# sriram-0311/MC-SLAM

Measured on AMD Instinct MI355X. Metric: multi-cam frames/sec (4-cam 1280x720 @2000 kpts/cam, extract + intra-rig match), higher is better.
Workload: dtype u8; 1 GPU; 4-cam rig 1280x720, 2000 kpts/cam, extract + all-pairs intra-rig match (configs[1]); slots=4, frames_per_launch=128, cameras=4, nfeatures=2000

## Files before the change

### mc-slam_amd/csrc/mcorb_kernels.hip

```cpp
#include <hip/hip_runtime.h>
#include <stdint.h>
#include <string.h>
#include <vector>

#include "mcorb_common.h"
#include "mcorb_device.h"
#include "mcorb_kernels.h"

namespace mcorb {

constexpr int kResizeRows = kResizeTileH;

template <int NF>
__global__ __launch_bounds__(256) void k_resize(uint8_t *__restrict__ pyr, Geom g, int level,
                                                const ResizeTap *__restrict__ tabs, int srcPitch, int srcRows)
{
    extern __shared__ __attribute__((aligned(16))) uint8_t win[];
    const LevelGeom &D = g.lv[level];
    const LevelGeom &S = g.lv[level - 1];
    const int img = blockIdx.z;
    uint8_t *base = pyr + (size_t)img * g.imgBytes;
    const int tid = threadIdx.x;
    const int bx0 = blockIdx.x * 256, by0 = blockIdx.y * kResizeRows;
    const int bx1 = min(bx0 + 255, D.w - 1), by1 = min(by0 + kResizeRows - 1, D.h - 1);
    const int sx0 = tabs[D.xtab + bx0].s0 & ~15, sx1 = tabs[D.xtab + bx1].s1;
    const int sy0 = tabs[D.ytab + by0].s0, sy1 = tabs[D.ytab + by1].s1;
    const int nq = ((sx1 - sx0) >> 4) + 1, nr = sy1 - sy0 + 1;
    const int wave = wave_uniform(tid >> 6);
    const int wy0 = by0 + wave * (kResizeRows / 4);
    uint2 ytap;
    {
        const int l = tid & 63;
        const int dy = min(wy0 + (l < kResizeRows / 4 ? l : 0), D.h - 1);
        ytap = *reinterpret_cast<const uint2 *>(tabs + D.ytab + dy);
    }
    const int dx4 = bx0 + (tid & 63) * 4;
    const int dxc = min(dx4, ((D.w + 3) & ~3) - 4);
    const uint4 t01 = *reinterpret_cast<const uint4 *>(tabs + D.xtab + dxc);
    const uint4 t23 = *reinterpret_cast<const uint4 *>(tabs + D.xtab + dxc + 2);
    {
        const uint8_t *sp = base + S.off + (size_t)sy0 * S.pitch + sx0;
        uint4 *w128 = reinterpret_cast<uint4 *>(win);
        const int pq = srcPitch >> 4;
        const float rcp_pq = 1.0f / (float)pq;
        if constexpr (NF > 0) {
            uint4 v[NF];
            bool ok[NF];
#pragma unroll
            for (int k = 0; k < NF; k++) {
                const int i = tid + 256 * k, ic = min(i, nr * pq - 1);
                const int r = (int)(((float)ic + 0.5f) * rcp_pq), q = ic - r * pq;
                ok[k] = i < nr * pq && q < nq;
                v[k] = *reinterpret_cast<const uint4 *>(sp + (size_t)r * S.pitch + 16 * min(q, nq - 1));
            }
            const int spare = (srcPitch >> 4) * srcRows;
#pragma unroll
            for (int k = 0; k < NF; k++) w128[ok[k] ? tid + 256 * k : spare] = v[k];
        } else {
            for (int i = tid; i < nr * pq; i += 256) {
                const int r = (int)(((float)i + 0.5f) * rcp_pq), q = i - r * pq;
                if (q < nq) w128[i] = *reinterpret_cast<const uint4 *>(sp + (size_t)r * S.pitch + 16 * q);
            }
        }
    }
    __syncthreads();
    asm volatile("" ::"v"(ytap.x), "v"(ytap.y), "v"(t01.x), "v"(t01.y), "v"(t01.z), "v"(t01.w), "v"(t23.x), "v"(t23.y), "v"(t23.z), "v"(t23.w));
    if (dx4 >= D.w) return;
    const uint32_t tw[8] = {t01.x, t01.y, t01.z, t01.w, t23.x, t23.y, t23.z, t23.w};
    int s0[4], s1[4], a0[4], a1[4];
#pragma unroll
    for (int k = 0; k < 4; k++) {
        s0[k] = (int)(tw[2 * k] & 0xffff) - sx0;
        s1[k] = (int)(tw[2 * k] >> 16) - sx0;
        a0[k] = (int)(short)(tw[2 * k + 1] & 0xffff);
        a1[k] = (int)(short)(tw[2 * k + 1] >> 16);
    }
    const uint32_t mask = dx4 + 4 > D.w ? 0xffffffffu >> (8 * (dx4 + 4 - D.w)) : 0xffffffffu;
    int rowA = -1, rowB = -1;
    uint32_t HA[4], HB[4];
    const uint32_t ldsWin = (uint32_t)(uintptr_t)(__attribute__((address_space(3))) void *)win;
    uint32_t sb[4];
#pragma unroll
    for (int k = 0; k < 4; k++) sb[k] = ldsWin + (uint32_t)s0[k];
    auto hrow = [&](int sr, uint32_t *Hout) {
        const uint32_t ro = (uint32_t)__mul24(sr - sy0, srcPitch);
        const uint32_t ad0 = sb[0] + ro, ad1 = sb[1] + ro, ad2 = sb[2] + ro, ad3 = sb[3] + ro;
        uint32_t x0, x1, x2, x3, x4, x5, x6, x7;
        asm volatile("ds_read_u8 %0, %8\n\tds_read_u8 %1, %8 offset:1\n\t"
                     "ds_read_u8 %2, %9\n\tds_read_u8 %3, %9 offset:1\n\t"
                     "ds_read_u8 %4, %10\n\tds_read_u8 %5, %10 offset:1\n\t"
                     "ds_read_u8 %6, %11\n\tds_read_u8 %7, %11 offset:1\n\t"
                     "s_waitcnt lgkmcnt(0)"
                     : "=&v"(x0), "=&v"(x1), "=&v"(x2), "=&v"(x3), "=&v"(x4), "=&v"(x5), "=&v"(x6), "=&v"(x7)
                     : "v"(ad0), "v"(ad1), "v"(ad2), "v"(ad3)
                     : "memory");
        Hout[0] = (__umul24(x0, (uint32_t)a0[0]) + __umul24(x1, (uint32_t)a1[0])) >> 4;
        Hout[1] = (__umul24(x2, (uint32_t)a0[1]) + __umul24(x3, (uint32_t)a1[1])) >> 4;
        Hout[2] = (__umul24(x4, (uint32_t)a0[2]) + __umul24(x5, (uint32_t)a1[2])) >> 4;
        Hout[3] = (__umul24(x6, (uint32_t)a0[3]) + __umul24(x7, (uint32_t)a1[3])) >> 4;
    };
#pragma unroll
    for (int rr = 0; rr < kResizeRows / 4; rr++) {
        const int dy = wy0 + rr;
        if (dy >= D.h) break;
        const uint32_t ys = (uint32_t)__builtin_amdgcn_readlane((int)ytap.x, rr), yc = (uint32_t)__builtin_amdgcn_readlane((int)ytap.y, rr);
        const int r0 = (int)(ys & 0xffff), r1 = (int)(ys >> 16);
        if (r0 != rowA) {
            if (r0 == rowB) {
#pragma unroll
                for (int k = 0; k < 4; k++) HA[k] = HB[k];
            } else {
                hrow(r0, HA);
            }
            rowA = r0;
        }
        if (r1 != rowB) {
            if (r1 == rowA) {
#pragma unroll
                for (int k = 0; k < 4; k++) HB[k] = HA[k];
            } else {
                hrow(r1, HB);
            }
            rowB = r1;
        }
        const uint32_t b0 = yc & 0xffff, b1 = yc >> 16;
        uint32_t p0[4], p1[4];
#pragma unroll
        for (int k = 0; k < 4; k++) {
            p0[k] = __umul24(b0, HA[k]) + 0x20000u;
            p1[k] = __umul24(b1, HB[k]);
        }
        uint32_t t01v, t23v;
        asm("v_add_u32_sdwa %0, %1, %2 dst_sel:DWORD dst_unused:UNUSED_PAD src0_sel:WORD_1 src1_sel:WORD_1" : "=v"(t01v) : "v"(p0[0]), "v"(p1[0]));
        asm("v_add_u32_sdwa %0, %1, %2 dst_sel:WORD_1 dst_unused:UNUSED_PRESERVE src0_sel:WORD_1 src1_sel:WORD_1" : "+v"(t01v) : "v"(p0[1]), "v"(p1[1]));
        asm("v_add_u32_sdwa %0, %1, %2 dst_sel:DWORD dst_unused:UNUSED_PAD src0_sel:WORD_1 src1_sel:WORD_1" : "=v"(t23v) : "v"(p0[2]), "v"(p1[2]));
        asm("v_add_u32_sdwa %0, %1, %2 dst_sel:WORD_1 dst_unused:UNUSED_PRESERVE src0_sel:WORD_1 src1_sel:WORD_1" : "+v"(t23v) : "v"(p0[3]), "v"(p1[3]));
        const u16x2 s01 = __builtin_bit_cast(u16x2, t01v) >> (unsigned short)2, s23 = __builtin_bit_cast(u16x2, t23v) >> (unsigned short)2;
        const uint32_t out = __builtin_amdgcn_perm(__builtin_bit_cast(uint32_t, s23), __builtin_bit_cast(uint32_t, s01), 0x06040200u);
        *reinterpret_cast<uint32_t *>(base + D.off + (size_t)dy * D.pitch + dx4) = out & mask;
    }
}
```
_ _ _ _ _ _ _
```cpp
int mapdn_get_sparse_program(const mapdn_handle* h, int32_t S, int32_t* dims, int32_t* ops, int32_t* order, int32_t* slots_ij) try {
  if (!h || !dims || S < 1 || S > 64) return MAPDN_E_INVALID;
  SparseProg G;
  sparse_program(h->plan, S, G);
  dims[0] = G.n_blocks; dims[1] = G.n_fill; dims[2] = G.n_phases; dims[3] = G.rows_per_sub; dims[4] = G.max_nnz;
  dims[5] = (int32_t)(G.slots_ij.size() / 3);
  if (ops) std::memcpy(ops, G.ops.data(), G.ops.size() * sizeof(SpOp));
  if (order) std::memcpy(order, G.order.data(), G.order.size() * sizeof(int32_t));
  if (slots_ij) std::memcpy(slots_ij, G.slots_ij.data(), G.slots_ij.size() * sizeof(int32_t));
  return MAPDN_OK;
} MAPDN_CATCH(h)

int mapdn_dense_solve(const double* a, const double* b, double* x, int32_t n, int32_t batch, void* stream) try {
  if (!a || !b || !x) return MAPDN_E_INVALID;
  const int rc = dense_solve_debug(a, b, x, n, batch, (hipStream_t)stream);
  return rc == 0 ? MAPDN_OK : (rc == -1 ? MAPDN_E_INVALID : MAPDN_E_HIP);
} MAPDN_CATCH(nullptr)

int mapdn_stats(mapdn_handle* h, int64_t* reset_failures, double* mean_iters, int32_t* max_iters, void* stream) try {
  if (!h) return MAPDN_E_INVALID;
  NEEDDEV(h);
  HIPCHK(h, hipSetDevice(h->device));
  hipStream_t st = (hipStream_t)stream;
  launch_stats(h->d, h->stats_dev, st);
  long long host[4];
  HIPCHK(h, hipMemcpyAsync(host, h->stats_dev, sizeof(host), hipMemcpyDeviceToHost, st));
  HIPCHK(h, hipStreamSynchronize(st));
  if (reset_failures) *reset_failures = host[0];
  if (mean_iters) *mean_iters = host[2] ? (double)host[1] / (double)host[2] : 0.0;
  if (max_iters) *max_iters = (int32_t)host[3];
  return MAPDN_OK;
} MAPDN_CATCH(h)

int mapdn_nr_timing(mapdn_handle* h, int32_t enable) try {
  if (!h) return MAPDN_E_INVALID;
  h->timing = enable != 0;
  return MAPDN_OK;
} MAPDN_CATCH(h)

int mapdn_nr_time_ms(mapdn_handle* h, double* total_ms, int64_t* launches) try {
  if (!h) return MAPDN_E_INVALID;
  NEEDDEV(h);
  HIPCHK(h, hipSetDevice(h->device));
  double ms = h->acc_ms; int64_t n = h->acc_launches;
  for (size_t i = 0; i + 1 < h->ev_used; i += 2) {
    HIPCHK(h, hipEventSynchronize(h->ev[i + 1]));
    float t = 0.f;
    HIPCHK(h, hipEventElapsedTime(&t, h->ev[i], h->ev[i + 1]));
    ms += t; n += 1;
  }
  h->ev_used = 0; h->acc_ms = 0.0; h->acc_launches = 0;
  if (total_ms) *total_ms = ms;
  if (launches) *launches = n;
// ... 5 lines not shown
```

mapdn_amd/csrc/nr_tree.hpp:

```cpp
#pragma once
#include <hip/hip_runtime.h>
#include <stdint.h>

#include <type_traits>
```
_ _ _ _ _ _ _
Only a number is wanted here: how many lines of the data hold the string "ytab".

2